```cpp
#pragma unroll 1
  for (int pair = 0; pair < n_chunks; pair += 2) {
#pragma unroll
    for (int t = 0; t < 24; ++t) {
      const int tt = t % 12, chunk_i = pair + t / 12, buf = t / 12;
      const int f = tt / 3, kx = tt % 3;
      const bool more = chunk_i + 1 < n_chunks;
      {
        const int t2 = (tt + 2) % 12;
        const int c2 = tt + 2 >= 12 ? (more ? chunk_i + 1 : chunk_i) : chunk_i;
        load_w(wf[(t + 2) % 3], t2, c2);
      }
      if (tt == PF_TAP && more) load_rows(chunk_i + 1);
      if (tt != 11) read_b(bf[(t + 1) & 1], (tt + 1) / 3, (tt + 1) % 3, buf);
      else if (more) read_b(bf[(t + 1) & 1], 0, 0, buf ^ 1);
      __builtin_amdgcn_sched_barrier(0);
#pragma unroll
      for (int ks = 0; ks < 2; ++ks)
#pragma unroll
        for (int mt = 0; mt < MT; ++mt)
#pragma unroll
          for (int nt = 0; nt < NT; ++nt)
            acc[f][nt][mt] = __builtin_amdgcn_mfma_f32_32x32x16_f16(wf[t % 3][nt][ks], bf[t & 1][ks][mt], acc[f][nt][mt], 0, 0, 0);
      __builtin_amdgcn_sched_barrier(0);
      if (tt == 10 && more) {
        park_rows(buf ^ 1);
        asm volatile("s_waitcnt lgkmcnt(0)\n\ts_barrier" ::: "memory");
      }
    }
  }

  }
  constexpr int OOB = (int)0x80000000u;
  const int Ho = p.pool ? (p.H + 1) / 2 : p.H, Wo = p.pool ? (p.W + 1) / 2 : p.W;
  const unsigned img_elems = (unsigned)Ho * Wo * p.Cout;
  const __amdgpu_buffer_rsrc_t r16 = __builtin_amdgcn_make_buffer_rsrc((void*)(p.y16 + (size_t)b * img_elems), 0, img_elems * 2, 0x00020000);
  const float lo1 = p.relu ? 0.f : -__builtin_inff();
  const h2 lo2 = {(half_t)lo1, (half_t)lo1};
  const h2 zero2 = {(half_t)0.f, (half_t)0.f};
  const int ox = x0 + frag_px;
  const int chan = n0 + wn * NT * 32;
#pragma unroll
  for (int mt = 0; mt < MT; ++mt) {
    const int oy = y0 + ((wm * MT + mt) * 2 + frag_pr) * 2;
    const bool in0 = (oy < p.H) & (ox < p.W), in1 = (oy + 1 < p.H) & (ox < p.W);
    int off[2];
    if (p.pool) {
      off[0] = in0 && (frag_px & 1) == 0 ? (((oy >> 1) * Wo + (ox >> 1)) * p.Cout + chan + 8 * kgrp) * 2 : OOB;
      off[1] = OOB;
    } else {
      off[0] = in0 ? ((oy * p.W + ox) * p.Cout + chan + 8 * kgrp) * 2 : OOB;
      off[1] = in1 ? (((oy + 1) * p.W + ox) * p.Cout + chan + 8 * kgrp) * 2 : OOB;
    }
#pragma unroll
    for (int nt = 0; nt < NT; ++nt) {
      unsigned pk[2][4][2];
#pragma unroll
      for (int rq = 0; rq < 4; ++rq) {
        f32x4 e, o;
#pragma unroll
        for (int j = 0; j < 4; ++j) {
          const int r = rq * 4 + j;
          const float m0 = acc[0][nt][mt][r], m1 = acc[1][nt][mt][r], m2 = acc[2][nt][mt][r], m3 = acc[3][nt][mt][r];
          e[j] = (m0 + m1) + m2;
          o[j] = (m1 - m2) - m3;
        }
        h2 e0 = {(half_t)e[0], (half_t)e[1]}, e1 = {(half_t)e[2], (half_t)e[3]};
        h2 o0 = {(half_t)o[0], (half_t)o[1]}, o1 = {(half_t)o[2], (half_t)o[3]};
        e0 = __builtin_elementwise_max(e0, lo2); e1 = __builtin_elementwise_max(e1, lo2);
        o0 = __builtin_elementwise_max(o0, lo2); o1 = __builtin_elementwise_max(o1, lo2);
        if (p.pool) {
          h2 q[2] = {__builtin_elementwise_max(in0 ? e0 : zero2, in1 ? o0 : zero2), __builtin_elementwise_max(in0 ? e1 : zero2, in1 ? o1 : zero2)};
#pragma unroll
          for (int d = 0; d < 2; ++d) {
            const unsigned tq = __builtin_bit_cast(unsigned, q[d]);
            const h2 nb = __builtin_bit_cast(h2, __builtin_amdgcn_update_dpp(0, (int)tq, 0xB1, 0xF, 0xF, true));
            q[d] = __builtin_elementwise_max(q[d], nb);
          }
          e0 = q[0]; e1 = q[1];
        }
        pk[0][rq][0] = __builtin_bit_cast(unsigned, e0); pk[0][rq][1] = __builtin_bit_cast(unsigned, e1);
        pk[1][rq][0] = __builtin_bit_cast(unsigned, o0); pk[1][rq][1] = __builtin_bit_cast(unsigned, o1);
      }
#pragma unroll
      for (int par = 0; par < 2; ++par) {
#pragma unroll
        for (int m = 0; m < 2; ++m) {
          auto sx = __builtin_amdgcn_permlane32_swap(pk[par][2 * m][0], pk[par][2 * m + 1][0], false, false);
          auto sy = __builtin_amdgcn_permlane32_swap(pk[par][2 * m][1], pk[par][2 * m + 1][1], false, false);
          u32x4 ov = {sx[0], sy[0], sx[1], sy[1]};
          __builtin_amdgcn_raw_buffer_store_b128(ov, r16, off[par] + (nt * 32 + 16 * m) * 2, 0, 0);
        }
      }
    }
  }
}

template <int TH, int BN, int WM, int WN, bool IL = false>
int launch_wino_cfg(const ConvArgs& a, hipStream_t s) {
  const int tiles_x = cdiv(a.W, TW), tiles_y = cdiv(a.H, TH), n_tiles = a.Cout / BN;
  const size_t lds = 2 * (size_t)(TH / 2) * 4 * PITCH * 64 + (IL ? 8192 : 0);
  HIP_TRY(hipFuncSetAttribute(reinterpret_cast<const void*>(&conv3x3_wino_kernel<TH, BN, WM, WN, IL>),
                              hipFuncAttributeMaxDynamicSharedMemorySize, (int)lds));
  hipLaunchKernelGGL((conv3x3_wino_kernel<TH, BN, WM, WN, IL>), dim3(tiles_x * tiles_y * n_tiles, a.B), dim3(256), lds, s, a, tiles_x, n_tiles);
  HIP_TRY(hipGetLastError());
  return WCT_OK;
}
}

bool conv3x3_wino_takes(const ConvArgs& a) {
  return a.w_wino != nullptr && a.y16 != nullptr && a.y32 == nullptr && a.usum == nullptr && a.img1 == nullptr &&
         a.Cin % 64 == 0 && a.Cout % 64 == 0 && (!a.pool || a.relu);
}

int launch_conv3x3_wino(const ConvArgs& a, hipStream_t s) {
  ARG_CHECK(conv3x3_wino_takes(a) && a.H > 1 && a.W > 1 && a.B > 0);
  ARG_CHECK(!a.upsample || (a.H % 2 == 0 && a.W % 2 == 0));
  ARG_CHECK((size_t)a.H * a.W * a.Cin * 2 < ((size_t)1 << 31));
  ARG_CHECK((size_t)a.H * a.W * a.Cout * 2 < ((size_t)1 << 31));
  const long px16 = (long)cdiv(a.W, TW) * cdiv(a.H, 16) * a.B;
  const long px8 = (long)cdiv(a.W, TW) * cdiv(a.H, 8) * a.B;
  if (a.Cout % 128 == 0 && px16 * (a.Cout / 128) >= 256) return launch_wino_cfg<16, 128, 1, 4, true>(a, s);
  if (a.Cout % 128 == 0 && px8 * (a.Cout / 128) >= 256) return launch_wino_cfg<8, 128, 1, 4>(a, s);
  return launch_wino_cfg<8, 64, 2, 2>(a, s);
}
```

+++

Copy every line of the data above in which the string "unsigned" appears.

(Your response)
  const unsigned img_elems = (unsigned)Ho * Wo * p.Cout;
      unsigned pk[2][4][2];
            const unsigned tq = __builtin_bit_cast(unsigned, q[d]);
        pk[0][rq][0] = __builtin_bit_cast(unsigned, e0); pk[0][rq][1] = __builtin_bit_cast(unsigned, e1);
        pk[1][rq][0] = __builtin_bit_cast(unsigned, o0); pk[1][rq][1] = __builtin_bit_cast(unsigned, o1);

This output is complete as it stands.